The Wub Machine, my fancy dubstep-remixing web app, unexpectedly launched last week. In the days that followed, I took a crash course in how to manage a heavily-used web service. Here’s the first of many pretty graphs:

First week stats. Dem spikes.

  1. Uploads (whenever a song was uploaded for remixing)
  2. Processing (started/finished/failed) (the analysis & rendering of the remix)
  3. Sharing (sharing of a remix to SoundCloud)
  4. Downloads (when a user explicitly downloads their remix)

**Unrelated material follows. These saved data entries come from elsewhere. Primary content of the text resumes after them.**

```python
def build_csr_pair(src: torch.Tensor, dst: torch.Tensor, num_nodes: int, want_perm: bool = False):
    assert src.is_cuda and dst.is_cuda, "stgraph_b200 builds graphs on the GPU only (no CPU fallback)"
    dev = src.device
    e = int(src.shape[0])
    n = int(num_nodes)
    i32 = dict(dtype=torch.int32, device=dev)
    f_ro = torch.empty(n + 1, **i32)
    f_col = torch.empty(e, **i32)
    f_eid = torch.empty(e, **i32)
    f_nid = torch.empty(n, **i32)
    b_ro = torch.empty(n + 1, **i32)
    b_col = torch.empty(e, **i32)
    b_eid = torch.empty(e, **i32)
    b_nid = torch.empty(n, **i32)
    in_deg = torch.empty(n, **i32)
    out_deg = torch.empty(n, **i32)
    perm = torch.empty(e, **i32) if want_perm else None
    n_unique = torch.zeros(1, **i32)
    ws_bytes = _lib.load().stg_csr_build_workspace_bytes(e, n)
    ws = torch.empty(ws_bytes, dtype=torch.uint8, device=dev)
    _lib.call("stg_csr_build", src.data_ptr(), dst.data_ptr(), e, n,
              f_ro.data_ptr(), f_col.data_ptr(), f_eid.data_ptr(), f_nid.data_ptr(),
              b_ro.data_ptr(), b_col.data_ptr(), b_eid.data_ptr(), b_nid.data_ptr(),
# ... 12 lines not shown
```

stgraph_b200/kernels.py:

```python
from __future__ import annotations

import ctypes

import torch

from . import _lib

launch_count = 0


def _check(t: torch.Tensor, name: str, dtype=torch.float32):
    if not isinstance(t, torch.Tensor):
        raise TypeError(f"{name} must be a torch.Tensor")
    if not t.is_cuda:
        raise RuntimeError(f"{name} must live on a CUDA device (stgraph_b200 has no CPU path)")
    if t.dtype != dtype:
        raise TypeError(f"{name} must be {dtype}, got {t.dtype}")
    if not t.is_contiguous():
        raise ValueError(f"{name} must be contiguous")
    return t


def agg_scaled_sum(view: _lib.StgCsrView, x: torch.Tensor, nbr_scale=None, edge_scale=None, row_scale=None,
                   out: torch.Tensor | None = None, accumulate=False, stream=None, out_rows=None) -> torch.Tensor:
    global launch_count
    _check(x, "x")
    n = view.num_nodes
    if out_rows is not None:
        _check(out_rows, "out_rows", torch.int32)
        if out is None or out_rows.numel() != n:
            raise ValueError("out_rows needs out= and one entry per view row")
        n = out.shape[0]
    if x.dim() < 2:
        raise ValueError("x must be [rows, feat...]")
    feat = x.numel() // max(x.shape[0], 1)
    for nm, t in (("nbr_scale", nbr_scale), ("edge_scale", edge_scale)):
        if t is not None:
            _check(t, nm)
    if nbr_scale is not None and nbr_scale.numel() != x.shape[0]:
        raise ValueError(f"nbr_scale must have one entry per row of x ({x.shape[0]}), got {nbr_scale.numel()}")
    if row_scale is not None:
        _check(row_scale, "row_scale")
        if row_scale.numel() != n:
            raise ValueError(f"row_scale must have {n} elements, got {row_scale.numel()}")
    if edge_scale is not None and edge_scale.numel() < view.num_edges:
        raise ValueError(f"edge_scale has {edge_scale.numel()} elements for {view.num_edges} edges")
    if out is None:
        if x.shape[0] != n:
            raise ValueError(f"x has {x.shape[0]} rows for a view of {n} rows: pass out= for a row slice")
        out = torch.empty_like(x)
    else:
        _check(out, "out")
        if out.shape[0] != n or out.numel() != n * feat:
            raise ValueError(f"out must be [{n}, {feat}], got {tuple(out.shape)}")
    if n == 0 or feat == 0 or view.num_nodes == 0:
        return out
    if out_rows is not None:
        _lib.call("stg_agg_scaled_sum_rows_f32", ctypes.byref(view), out_rows.data_ptr(), x.data_ptr(), feat,
                  _lib.ptr(nbr_scale), _lib.ptr(edge_scale), _lib.ptr(row_scale), out.data_ptr(),
                  {False: 0, True: 1, "red": 2}[accumulate], stream if stream is not None else _lib.current_stream_ptr())
        launch_count += 1 + (1 if view.hub_threshold > 0 else 0)
        return out
    fn = {False: "stg_agg_scaled_sum_f32", True: "stg_agg_scaled_sum_accum_f32", "red": "stg_agg_scaled_sum_red_f32"}[accumulate]
    _lib.call(fn, ctypes.byref(view), x.data_ptr(), feat, _lib.ptr(nbr_scale), _lib.ptr(edge_scale), _lib.ptr(row_scale),
              out.data_ptr(), stream if stream is not None else _lib.current_stream_ptr())
    launch_count += 1 + (1 if view.hub_threshold > 0 else 0)
    return out
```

All of these actions are graphed separately, to provide a detailed look at what happened over the first week of running the Wub Machine.

So, what did I learn?

Dat failure spike.

  1. Don’t pretend to have capacity.

    • I didn’t expect such massive server load, and as such, I assumed there would be no harm in allowing people to upload tracks when other tracks were being remixed. This ended up creating a never-ending queue of songs, and prevented anybody from effectively hearing a remix for what would have been a 16 hour wait. Those who did upload songs for remixing had to wait exorbitant amounts of time for their remixes to finish, and the service effectively ground to a halt. Instead, I should have implemented a system that forces users to wait until capacity is available. (And I did, afterwards. Currently, you can’t upload a track if the site is currently working on one.)
    • I did make an emergency fix, though: the giant red spike you see on the graph above is the queue of 900 songs, all from eager Redditors, being cleared at once. The queue would have taken nearly 16 hours to process, and effectively caused the site to grind to a halt while still on the front page of /r/Music. A significant portion of the songs uploaded had been abandoned, and wouldn’t have been heard, but were still stuck in the processing queue. Needless to say, the entire system could have used more load testing.
  2. Test, test, and load test before pushing to production.

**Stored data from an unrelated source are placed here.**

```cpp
s3grl_status launch_gather_packed(s3grl_context* ctx, const s3grl_plan* p, const GatherView& v,
                                  const s3grl_features* f, float* rows) {
  if (v.njobs == 0) return S3GRL_OK;
  switch (p->cfg.sign_k) {
    case 1: return launch_packed_k<1>(ctx, p, v, f, rows);
    case 2: return launch_packed_k<2>(ctx, p, v, f, rows);
    case 3: return launch_packed_k<3>(ctx, p, v, f, rows);
    case 4: return launch_packed_k<4>(ctx, p, v, f, rows);
    case 5: return launch_packed_k<5>(ctx, p, v, f, rows);
    case 6: return launch_packed_k<6>(ctx, p, v, f, rows);
    case 7: return launch_packed_k<7>(ctx, p, v, f, rows);
    case 8: return launch_packed_k<8>(ctx, p, v, f, rows);
    default:
      set_last_error("sign_k must be in 1..8");
      return S3GRL_ERR_INVALID_ARGUMENT;
  }
}

}

S3GRL_DEFINE_TOUCH(packed)
```

Measured before the change: 15.67 million link pairs/s.

## Stage packed-gather ids and coefficients through LDS records read by readlane

For pass2 with few output hops, the per-group id and coefficient loads are replaced by a cooperative fill that stages a 64-row window of ids and coefficients into LDS records. Each wave then pulls one record dword per lane and extracts scalars with readlane, instead of issuing scattered per-group global loads. The change also adds an amdgpu_waves_per_eu occupancy hint that varies with K, MINNB and EL, and enlarges the shared buffer used for staging. The cost is extra barriers per window refill and more LDS, which may lower occupancy for some variants.

```diff
diff --git a/s3grl_amd/csrc/s3grl_packed.hip b/s3grl_amd/csrc/s3grl_packed.hip
--- a/s3grl_amd/csrc/s3grl_packed.hip
+++ b/s3grl_amd/csrc/s3grl_packed.hip
@@ -11,6 +11,9 @@
 
 constexpr int kTile = 512;
 constexpr int kWavesPerBlock = 1;
+constexpr int kPrefixWindow = 64;
+constexpr int kRecStride = 32;
+constexpr int kStageDwords = kPrefixWindow / 4 * kRecStride + 64;
 
 __device__ __forceinline__ int below(uint64_t m) {
   return __builtin_amdgcn_mbcnt_hi((uint32_t)(m >> 32), __builtin_amdgcn_mbcnt_lo((uint32_t)m, 0u));
@@ -245,7 +248,13 @@
 }
 
 template <int K, int MINNB, int EL>
-__global__ __launch_bounds__(kWavesPerBlock * 64) void gather_packed_kernel(
+constexpr int packed_min_waves() {
+  return EL == 3 ? 8 : (K <= 3 || (MINNB == 2 && K <= 5)) ? 4 : 1;
+}
+
+template <int K, int MINNB, int EL>
+__global__ __launch_bounds__(kWavesPerBlock * 64)
+__attribute__((amdgpu_waves_per_eu(packed_min_waves<K, MINNB, EL>()))) void gather_packed_kernel(
     const Job* __restrict__ jobs, int njobs, const int32_t* __restrict__ c_ids,
     const float* __restrict__ c_coef, const float* __restrict__ job_z,
     const int32_t* __restrict__ job_lim, const int32_t* __restrict__ job_order,
@@ -379,6 +388,9 @@
     }
   };
 
+  __shared__ __attribute__((aligned(16))) float2 el_lds[EL == 1 || EL == 2 ? 2 + kTile : kStageDwords / 2];
+  static_assert(2 * (2 + kTile) >= kStageDwords, "the staging records share the element accumulators' LDS");
+  uint32_t* const stage = reinterpret_cast<uint32_t*>(el_lds);
   auto pass2 = [&](auto first, auto last, int g0, int g1) __attribute__((always_inline)) {
     constexpr int I0 = decltype(first)::value;
     constexpr int NO_RAW = decltype(last)::value - I0;
@@ -386,50 +398,112 @@
     if (NO_RAW <= 0) return;
     if (g1 <= g0) return;
     int g = g0;
-    PackedHdr hA[U], hB[U];
-    float4_t vA[U][CH], vB[U][CH];
-    uint32_t idn[U];
-    load_hdrs(g0, hA);
-    issue(hA, vA);
-    if (g1 - g0 > 1) load_hdrs(g0 + 1, hB);
-    if (g1 - g0 > 2) load_ids(g0 + 2, idn);
-    float2 qa[NO][U];
-    auto load_qa = [&](int gq) {
-#pragma unroll
-      for (int i = 0; i < NO; ++i)
-#pragma unroll
-        for (int u = 0; u < U; ++u) qa[i][u] = cf[(int64_t)(I0 + i) * cnt + gq * U + u];
-      __builtin_amdgcn_sched_barrier(0);
-    };
-    auto fma_qa = [&](const float4_t(&v)[U][CH]) {
-#pragma unroll
-      for (int i = 0; i < NO; ++i)
-#pragma unroll
-        for (int u = 0; u < U; ++u)
-#pragma unroll
-          for (int c = 0; c < CH; ++c) {
-            acc[I0 + i][0][c] += qa[i][u].x * v[u][c];
-            acc[I0 + i][1][c] += qa[i][u].y * v[u][c];
+    if constexpr (NO <= 3) {
+      static_assert(4 + 2 * U * 3 <= kRecStride && kRecStride <= 64, "a record is one dword per lane");
+      constexpr int WG = kPrefixWindow / U;
+      PackedHdr h[U];
+      float4_t vA[U][CH], vB[U][CH];
+      uint32_t rec;
+      const int rlast = g1 * U - 1;
+      auto fill = [&](int gw) __attribute__((always_inline)) {
+        const int r0 = gw * U;
+        const uint32_t oq = (uint32_t)min(lane, rlast - r0);
+        const uint32_t oi = (uint32_t)min(lane + 2 * U, rlast - r0);
+        const uint32_t idv = (uid + r0)[oi];
+        float2 qv[NO];
+#pragma unroll
+        for (int i = 0; i < NO; ++i) qv[i] = (cf + ((int64_t)(I0 + i) * cnt + r0))[oq];
+        __syncthreads();
+        int ll = lane;
+        asm volatile("" : "+v"(ll));
+        uint32_t* const r = stage + (ll >> 2) * kRecStride;
+        r[ll & 3] = idv;
+#pragma unroll
+        for (int i = 0; i < NO; ++i)
+          *reinterpret_cast<uint2_t*>(r + 4 + (i * U + (ll & 3)) * 2) =
+              uint2_t{__builtin_bit_cast(uint32_t, qv[i].x), __builtin_bit_cast(uint32_t, qv[i].y)};
+        __syncthreads();
+        rec = stage[lane];
+        __builtin_amdgcn_sched_barrier(0);
+      };
+      auto ids_at = [&](uint32_t r, int l0, uint32_t(&id)[U]) __attribute__((always_inline)) {
+#pragma unroll
+        for (int u = 0; u < U; ++u) id[u] = (uint32_t)__builtin_amdgcn_readlane((int)r, l0 + u);
+      };
+      auto q_of = [&](float2(&qa)[NO][U]) __attribute__((always_inline)) {
+#pragma unroll
+        for (int i = 0; i < NO; ++i)
+#pragma unroll
+          for (int u = 0; u < U; ++u) {
+            qa[i][u].x = __builtin_bit_cast(float, __builtin_amdgcn_readlane((int)rec, 4 + (i * U + u) * 2));
+            qa[i][u].y = __builtin_bit_cast(float, __builtin_amdgcn_readlane((int)rec, 5 + (i * U + u) * 2));
           }
-      __builtin_amdgcn_sched_barrier(0);
-    };
-    auto fma_g = [&](int gq, const float4_t(&v)[U][CH]) {
-      fma_from(first, last, gq, v);
-      __builtin_amdgcn_sched_barrier(0);
-    };
-    for (; g + 4 < g1; g += 2) {
-      if constexpr (NO <= 3) {
-        hdrs_from(idn, hA);
-        load_ids(g + 3, idn);
-        load_qa(g);
-        issue(hB, vB);
-        fma_qa(vA);
-        hdrs_from(idn, hB);
-        load_ids(g + 4, idn);
-        load_qa(g + 1);
-        issue(hA, vA);
-        fma_qa(vB);
-      } else {
+      };
+      auto fma_rec = [&](const float2(&qa)[NO][U], const float4_t(&v)[U][CH]) __attribute__((always_inline)) {
+#pragma unroll
+        for (int u = 0; u < U; ++u) {
+#pragma unroll
+          for (int i = 0; i < NO; ++i)
+#pragma unroll
+            for (int c = 0; c < CH; ++c) {
+              acc[I0 + i][0][c] += qa[i][u].x * v[u][c];
+              acc[I0 + i][1][c] += qa[i][u].y * v[u][c];
+            }
+          __builtin_amdgcn_sched_barrier(0);
+        }
+      };
+      auto half = [&](int snext, float4_t(&vi)[U][CH], bool valid, const float4_t(&vf)[U][CH]) __attribute__((always_inline)) {
+        issue(h, vi, valid);
+        uint32_t id[U];
+        float2 qa[NO][U];
+        ids_at(rec, 0, id);
+        q_of(qa);
+        __builtin_amdgcn_sched_barrier(0);
+        hdrs_from(id, h);
+        rec = stage[snext * kRecStride + lane];
+        __builtin_amdgcn_sched_barrier(0);
+        fma_rec(qa, vf);
+      };
+      {
+        const uint32_t id0v = (uid + g0 * U)[(uint32_t)min(lane, min(2 * U - 1, rlast - g0 * U))];
+        fill(g0);
+        uint32_t id[U];
+        ids_at(id0v, 0, id);
+        hdrs_from(id, h);
+        issue(h, vA);
+        ids_at(id0v, U, id);
+        hdrs_from(id, h);
+      }
+      int s = 0;
+      for (; g + 1 < g1; g += 2) {
+        if (s == WG) {
+          fill(g);
+          s = 0;
+        }
+        half(s + 1, vB, true, vA);
+        half(s + 2, vA, g + 2 < g1, vB);
+        s += 2;
+      }
+      if (g < g1) {
+        if (s == WG) fill(g);
+        float2 qa[NO][U];
+        q_of(qa);
+        __builtin_amdgcn_sched_barrier(0);
+        fma_rec(qa, vA);
+      }
+    } else {
+      PackedHdr hA[U], hB[U];
+      float4_t vA[U][CH], vB[U][CH];
+      uint32_t idn[U];
+      load_hdrs(g0, hA);
+      issue(hA, vA);
+      if (g1 - g0 > 1) load_hdrs(g0 + 1, hB);
+      if (g1 - g0 > 2) load_ids(g0 + 2, idn);
+      auto fma_g = [&](int gq, const float4_t(&v)[U][CH]) {
+        fma_from(first, last, gq, v);
+        __builtin_amdgcn_sched_barrier(0);
+      };
+      for (; g + 4 < g1; g += 2) {
         issue(hB, vB);
         hdrs_from(idn, hA);
         load_ids(g + 3, idn);
@@ -439,13 +513,13 @@
         load_ids(g + 4, idn);
         fma_g(g + 1, vB);
       }
-    }
-    fma_g(g, vA);
-    ++g;
-    for (; g < g1; ++g) {
-      load_hdrs(g, hA);
-      issue(hA, vA);
       fma_g(g, vA);
+      ++g;
+      for (; g < g1; ++g) {
+        load_hdrs(g, hA);
+        issue(hA, vA);
+        fma_g(g, vA);
+      }
     }
   };
 
@@ -500,7 +574,6 @@
 #undef S3GRL_GATHER_STEP
   };
 
-  __shared__ __attribute__((aligned(16))) float2 el_lds[EL == 1 || EL == 2 ? 2 + kTile : 2];
   float2* const eacc = el_lds + 1;
   const __amdgpu_buffer_rsrc_t ersrc =
       __builtin_amdgcn_make_buffer_rsrc(const_cast<ElemEntry*>(el), 0, (int)el_bytes, 0x00020000);
```

Measured after the change: 16.05 million link pairs/s (median of 6 runs). +2.4%, better.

    • I had been testing on staging for about a week, on a low-powered server, with at most 5 songs processing at once. Had I tested the site in staging with heavier load, and accounted for very unexpected amounts of traffic, I would have been much better prepared for the initial spike.
    • I had prototyped the site using SQLite and with client-side polling to deliver progress updates, as it was simplest to develop. As soon as the front page of the Wub Machine was getting 40 pageviews/sec, SQLite crumbled in production, and PHP started using a ridiculous amount of resources due to the constant polling. It wasn’t until many days later that I had time to migrate the database to MySQL and patch the progress indicator to use long polling.
    • I had planned to spend the Monday testing the site with load from Twitter, before posting it to Reddit. Someone decided to post to Reddit before I had anticipated, and I wasn’t prepared to make the required changes. A lot of songs failed processing, a lot of bandwidth was used needlessly, and a lot of exposure was wasted with a site too busy to remix songs.
  3. Expect users to abuse features.

    • I built the site with the ability to link to individual remixes. I provided a disclaimer letting people know the links would die after an hour, figuring that anybody who wanted to share a remix would post it to SoundCloud, or at least download it.* Not so.* Hundreds of people started sending around links, essentially turning the Wub Machine into a very bandwidth-heavy temporary remix-sharing site. Had I removed this feature from the start, I would have caused a minor inconvenience to approximately 5% of users, while saving me a ton of bandwidth and hassle.
    • Later in the week, when 4chan’s /mu/ discovered the site, I counted a couple hundred links to individual Wub Machine remixes in each threads. Obviously, 4chan is a more anonymous site, and very few people wanted to share via SoundCloud. I tried to lessen the impact of the links by forcing each remix to expire within 15 minutes, instead of 1 hour, which helped slightly. As soon as the traffic died down and the site dropped off of /mu/, I immediately disabled the link feature to save me bandwidth. (Had I disabled the feature while it was popular, I risked a backlash from 4chan… not something anybody wants. Ever.)
  4. Buy more capacity than necessary.

    • I expected the Wub Machine to use a significant amount of bandwidth and tons of server load, but I could have still used more to deal with the unexpected spikes. I started by buying a Linode 512 to host the site, which worked for a while, then started to choke once it hit Reddit. That was quickly upgraded to a Linode 1024, which worked wonders for a while. 4chan drove a lot more traffic than expected, and after a week, I had used up 220GB of bandwidth.
    • After the initial traffic spike and exposure, I shut down my Linode, moved the site back to my Prgmr, and put an hourly limit on the number of songs that can be remixed. I’ll probably still need to upgrade my server or increase its bandwidth next month. Who would have guessed that creating a cool web app costs money to keep running?
    • I also realized before even launching that making any money was a very slippery slope. I could have added Adsense to the site, and probably would have been able to recoup my server costs. However, I expected that if the site was ever seen by any record companies, making even one cent off of having people upload their music could be a massive legal liability. (Even though I delete uploads as soon as they’re done remixing and don’t keep remixes for more than 15 minutes, that wouldn’t stop people from taking issue.) Besides, as long as I limit the capacity and keep the site on the VPS I already own, it costs me very little to run.

Dem channers.

So, there you have it. Final first-week stats: 15,793 uniques, 46,062 pageviews, 1,950 Facebook likes, 273,640 story impressions on Facebook, 139 tweets and 8,808 songs remixed.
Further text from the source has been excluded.